YOUR GOAL >>
Count lines with "typename" below; give only the number.

Stored data
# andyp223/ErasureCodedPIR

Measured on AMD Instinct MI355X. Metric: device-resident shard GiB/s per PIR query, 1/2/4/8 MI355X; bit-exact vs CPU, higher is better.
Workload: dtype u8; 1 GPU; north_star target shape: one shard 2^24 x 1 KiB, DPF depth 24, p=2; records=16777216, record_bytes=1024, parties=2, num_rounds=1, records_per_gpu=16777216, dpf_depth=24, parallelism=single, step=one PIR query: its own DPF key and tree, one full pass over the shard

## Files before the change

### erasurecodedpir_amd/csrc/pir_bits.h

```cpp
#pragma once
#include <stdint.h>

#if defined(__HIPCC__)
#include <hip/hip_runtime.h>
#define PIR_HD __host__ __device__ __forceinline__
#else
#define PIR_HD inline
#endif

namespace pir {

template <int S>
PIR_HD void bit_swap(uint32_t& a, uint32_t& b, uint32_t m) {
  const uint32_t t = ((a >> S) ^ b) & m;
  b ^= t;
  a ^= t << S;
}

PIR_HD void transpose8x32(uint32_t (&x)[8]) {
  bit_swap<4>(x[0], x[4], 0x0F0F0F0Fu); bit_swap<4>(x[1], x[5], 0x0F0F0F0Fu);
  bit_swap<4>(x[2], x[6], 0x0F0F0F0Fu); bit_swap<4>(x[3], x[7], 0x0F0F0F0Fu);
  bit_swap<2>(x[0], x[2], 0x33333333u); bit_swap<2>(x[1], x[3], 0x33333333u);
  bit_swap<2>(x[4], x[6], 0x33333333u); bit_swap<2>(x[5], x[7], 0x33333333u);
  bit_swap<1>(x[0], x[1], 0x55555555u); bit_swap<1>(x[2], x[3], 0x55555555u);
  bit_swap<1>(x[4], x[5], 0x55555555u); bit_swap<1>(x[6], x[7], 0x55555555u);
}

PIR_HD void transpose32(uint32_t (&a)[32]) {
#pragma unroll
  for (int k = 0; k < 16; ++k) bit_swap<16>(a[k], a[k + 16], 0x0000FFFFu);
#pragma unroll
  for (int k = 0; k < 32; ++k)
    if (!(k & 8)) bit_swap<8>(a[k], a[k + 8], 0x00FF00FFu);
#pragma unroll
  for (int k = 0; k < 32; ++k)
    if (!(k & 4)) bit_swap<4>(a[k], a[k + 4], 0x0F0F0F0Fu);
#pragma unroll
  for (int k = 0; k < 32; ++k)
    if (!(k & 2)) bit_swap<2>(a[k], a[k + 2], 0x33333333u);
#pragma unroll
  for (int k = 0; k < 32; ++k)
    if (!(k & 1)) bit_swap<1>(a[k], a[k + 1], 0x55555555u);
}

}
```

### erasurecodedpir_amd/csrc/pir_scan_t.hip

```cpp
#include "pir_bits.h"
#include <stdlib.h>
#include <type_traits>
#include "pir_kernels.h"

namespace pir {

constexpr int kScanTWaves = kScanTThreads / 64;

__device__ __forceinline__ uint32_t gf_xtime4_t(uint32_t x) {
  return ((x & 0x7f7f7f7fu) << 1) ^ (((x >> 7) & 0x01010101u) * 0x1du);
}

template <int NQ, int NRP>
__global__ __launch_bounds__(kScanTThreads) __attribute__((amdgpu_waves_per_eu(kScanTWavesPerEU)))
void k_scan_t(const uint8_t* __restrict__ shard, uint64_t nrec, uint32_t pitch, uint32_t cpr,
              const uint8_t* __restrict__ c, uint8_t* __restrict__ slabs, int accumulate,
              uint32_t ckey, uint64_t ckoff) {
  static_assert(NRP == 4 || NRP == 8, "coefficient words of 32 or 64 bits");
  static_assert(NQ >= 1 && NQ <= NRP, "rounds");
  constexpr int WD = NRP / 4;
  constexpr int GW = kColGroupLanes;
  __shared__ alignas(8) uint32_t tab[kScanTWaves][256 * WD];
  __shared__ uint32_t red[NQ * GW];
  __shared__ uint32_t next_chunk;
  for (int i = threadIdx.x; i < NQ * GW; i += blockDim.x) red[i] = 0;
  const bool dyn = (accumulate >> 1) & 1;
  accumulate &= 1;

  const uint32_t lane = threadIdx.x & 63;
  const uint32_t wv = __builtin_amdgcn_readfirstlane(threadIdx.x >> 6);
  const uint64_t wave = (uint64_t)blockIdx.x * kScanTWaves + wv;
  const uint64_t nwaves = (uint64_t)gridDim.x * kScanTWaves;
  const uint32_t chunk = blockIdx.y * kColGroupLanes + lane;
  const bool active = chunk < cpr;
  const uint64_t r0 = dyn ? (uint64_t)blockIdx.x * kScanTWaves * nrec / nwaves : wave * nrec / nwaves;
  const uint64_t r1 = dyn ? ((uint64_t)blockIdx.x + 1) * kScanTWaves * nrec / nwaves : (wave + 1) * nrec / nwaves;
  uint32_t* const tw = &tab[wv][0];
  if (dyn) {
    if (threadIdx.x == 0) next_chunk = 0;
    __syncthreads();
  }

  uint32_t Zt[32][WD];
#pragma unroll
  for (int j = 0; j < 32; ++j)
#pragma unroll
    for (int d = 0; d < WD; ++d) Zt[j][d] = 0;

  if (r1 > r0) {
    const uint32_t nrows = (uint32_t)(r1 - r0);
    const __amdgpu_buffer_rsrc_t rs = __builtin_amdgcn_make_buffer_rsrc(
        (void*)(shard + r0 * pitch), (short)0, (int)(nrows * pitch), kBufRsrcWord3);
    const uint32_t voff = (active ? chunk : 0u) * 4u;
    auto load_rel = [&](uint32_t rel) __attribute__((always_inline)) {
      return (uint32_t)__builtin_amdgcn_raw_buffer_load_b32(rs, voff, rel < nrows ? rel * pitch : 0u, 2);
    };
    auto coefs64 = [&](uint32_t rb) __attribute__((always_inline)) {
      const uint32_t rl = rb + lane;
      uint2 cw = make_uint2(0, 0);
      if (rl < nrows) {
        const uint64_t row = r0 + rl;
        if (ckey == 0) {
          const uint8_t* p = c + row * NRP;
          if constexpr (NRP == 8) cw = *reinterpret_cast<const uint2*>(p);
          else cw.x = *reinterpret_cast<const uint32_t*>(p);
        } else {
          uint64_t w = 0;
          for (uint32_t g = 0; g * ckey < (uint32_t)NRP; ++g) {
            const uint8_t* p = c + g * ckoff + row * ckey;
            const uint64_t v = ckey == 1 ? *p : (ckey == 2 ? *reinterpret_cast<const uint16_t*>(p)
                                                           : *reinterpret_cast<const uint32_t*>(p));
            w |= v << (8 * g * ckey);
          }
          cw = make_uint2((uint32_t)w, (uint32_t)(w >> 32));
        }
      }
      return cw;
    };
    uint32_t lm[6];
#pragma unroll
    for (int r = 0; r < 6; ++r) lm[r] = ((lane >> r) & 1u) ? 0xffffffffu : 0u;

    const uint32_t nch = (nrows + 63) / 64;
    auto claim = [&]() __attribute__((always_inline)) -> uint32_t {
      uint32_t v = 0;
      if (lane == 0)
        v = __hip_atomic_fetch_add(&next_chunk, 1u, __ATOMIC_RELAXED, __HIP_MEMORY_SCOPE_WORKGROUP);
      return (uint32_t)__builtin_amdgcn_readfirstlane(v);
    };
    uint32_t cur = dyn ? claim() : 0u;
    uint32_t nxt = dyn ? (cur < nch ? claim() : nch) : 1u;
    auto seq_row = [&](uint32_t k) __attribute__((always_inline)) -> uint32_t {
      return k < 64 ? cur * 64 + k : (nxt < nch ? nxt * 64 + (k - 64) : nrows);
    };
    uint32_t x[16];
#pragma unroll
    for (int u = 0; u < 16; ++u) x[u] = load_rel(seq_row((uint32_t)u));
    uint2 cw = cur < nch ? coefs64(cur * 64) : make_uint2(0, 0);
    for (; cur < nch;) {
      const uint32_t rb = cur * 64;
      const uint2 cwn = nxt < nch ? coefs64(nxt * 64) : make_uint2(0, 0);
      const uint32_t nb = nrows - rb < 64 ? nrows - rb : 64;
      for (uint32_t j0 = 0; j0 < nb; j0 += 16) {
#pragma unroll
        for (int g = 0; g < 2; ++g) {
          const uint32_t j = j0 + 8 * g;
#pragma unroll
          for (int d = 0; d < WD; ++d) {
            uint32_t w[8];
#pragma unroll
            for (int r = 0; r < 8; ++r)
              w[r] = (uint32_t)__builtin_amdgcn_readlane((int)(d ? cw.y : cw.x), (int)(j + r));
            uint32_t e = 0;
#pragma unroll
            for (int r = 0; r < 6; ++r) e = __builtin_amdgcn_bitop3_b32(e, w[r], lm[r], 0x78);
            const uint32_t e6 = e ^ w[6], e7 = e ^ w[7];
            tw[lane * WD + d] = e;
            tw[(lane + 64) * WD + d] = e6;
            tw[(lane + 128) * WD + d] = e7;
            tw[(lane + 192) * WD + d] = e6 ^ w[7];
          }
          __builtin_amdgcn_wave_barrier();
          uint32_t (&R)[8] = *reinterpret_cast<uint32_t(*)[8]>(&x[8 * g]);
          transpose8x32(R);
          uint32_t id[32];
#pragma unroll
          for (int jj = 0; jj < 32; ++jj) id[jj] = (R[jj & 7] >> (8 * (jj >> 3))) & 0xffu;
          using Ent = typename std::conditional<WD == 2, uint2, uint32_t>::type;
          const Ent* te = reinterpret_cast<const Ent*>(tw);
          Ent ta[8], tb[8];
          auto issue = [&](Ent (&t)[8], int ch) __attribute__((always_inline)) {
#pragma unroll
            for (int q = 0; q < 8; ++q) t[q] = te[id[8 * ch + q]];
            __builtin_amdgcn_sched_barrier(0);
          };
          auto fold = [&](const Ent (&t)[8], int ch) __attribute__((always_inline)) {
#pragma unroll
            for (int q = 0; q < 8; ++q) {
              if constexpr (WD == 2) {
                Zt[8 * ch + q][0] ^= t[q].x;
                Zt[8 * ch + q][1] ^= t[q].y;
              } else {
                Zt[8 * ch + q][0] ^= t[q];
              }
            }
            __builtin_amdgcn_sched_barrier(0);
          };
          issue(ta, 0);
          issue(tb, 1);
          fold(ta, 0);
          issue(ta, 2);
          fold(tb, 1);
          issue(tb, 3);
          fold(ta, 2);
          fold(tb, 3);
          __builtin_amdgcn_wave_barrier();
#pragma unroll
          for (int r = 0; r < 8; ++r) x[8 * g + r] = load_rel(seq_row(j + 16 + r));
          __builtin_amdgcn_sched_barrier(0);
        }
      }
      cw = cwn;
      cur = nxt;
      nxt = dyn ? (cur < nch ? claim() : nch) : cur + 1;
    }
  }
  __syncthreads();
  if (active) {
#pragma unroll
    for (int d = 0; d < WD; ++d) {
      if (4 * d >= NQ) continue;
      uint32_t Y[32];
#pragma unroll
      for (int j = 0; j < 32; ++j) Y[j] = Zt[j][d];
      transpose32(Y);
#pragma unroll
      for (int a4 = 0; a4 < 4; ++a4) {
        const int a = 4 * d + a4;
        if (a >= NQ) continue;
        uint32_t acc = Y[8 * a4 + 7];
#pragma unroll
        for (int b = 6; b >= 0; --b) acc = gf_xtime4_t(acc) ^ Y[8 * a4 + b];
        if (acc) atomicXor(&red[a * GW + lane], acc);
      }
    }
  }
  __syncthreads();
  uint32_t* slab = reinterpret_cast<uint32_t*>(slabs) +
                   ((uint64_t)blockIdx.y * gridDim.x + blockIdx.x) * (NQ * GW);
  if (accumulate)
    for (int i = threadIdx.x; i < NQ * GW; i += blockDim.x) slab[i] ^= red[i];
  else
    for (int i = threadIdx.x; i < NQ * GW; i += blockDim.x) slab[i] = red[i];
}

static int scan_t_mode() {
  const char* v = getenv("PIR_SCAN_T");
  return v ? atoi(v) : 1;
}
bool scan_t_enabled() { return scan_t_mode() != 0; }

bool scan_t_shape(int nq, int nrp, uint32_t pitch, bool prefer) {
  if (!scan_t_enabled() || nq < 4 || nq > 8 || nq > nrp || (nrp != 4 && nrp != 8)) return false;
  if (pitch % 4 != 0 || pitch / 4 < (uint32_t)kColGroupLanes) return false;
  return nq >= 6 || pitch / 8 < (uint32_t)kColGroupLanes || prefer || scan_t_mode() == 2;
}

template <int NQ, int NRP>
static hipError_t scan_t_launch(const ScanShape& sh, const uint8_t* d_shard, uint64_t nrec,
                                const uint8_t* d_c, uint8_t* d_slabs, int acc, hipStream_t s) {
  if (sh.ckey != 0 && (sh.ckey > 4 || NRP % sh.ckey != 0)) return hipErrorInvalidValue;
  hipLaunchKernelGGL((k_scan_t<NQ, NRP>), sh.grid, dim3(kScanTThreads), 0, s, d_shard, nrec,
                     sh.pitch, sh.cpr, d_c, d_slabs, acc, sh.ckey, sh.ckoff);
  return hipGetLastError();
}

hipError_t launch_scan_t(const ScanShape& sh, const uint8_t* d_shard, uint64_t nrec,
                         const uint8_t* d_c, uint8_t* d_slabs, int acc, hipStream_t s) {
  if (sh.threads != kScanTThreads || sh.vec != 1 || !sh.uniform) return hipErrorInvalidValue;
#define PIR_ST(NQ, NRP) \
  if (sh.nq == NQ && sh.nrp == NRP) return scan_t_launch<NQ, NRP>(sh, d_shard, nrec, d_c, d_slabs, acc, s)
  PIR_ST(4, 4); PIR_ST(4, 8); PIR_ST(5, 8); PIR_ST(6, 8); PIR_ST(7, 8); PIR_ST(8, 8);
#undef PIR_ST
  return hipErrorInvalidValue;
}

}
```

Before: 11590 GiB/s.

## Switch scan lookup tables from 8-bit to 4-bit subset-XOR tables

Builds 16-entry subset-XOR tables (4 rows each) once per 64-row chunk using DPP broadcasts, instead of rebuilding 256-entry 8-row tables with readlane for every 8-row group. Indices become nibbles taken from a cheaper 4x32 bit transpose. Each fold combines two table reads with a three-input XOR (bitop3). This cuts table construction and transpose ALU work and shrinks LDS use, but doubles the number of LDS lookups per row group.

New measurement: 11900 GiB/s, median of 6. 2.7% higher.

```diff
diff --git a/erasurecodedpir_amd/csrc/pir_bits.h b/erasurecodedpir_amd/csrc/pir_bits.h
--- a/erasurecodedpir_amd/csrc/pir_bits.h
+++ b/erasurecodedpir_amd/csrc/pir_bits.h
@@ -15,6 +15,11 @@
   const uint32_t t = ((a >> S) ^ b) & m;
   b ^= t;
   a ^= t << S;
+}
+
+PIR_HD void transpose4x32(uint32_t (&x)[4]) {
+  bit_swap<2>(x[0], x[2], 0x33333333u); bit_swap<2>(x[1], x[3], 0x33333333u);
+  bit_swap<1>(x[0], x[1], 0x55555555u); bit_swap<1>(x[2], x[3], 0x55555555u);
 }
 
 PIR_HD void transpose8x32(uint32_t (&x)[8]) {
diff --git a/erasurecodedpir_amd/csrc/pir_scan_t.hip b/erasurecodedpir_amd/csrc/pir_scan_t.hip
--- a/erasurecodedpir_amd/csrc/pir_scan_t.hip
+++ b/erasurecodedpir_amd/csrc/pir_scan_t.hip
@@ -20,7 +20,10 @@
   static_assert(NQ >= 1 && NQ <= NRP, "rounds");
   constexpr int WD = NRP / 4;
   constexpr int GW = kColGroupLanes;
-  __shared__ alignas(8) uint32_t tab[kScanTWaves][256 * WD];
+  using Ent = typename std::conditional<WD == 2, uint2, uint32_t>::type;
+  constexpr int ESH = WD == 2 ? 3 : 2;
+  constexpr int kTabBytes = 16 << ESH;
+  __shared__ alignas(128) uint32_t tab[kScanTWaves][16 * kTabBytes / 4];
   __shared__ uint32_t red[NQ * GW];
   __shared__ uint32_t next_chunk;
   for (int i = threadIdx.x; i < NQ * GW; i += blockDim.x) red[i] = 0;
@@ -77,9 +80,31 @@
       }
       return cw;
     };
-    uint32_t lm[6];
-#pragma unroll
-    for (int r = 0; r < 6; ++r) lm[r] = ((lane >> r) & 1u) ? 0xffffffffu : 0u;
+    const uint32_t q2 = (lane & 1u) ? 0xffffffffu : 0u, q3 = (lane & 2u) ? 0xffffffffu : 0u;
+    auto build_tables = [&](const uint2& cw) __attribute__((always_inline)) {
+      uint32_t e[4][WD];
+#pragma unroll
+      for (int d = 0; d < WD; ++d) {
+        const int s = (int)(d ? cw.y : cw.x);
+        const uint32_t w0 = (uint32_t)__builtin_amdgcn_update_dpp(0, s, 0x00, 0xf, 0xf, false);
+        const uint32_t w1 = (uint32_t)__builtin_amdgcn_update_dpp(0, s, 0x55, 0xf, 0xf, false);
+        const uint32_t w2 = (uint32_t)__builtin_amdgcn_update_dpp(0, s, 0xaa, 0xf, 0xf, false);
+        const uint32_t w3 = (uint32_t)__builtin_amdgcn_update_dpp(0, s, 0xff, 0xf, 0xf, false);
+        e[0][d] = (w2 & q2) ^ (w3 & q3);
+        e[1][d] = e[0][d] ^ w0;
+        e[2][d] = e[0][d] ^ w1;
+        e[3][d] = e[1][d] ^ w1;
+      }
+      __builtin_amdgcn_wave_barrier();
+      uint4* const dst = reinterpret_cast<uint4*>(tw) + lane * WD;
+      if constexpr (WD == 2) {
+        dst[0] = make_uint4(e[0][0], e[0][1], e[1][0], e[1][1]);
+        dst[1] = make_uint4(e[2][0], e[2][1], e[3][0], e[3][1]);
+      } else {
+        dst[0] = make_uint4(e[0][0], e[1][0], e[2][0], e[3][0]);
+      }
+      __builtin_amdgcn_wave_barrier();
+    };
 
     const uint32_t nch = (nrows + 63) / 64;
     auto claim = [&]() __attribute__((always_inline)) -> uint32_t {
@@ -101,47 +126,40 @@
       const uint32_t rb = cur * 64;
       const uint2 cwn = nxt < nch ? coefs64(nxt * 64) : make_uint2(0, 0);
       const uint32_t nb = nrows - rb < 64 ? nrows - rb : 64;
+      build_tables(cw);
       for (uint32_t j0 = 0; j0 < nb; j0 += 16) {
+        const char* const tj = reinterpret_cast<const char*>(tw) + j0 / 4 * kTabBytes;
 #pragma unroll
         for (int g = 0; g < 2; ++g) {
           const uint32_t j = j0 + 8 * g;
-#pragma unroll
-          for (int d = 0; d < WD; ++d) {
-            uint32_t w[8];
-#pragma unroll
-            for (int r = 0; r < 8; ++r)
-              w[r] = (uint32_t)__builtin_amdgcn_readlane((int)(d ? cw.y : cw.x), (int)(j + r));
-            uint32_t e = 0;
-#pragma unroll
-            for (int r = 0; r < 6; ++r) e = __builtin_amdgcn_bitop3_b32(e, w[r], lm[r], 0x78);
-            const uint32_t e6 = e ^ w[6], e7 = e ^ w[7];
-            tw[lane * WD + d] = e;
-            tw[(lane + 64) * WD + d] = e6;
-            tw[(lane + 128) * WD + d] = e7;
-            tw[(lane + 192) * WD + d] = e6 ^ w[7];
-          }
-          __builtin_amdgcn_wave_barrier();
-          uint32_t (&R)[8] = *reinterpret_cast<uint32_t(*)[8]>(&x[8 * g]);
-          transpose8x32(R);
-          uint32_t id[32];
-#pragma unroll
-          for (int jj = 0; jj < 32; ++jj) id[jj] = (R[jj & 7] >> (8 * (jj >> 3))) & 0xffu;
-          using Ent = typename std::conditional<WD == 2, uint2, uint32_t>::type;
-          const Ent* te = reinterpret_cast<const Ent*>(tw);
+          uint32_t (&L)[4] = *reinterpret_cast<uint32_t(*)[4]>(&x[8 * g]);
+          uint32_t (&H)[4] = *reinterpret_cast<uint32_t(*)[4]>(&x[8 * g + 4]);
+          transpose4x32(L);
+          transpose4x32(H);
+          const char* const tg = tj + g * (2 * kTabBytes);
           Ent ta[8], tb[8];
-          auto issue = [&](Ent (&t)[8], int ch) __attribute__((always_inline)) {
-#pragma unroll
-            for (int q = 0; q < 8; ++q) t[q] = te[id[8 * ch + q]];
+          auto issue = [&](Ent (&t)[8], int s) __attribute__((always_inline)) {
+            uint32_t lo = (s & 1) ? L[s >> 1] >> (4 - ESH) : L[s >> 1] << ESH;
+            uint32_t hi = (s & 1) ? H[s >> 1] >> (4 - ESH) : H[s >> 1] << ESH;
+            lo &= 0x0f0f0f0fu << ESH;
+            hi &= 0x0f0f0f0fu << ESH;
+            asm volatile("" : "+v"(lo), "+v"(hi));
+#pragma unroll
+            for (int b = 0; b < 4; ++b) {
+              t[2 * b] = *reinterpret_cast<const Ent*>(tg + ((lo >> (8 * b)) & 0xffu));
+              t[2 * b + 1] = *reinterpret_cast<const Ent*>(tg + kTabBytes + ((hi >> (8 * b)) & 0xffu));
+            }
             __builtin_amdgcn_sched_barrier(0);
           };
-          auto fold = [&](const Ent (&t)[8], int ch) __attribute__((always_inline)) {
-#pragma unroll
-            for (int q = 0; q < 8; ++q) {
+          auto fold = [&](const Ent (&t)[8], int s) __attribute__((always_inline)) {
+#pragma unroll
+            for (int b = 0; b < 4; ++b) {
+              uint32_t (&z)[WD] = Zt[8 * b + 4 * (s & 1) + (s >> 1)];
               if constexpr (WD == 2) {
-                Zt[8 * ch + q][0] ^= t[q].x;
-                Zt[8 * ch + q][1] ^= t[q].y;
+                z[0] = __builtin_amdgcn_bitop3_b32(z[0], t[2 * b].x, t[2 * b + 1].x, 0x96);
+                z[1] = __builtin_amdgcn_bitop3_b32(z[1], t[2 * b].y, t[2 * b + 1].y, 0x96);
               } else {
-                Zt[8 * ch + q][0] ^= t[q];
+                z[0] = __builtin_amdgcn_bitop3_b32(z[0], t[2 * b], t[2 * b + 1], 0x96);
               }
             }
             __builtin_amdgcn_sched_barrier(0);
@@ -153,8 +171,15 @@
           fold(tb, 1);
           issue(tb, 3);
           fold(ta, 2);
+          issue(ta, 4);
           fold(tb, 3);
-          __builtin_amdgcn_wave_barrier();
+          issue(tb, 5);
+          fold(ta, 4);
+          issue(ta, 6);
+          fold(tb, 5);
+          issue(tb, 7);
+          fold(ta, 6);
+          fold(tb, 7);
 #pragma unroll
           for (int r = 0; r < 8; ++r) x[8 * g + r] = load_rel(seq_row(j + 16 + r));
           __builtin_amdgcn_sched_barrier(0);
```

RESPONSE TO THIS EXERCISE >>
3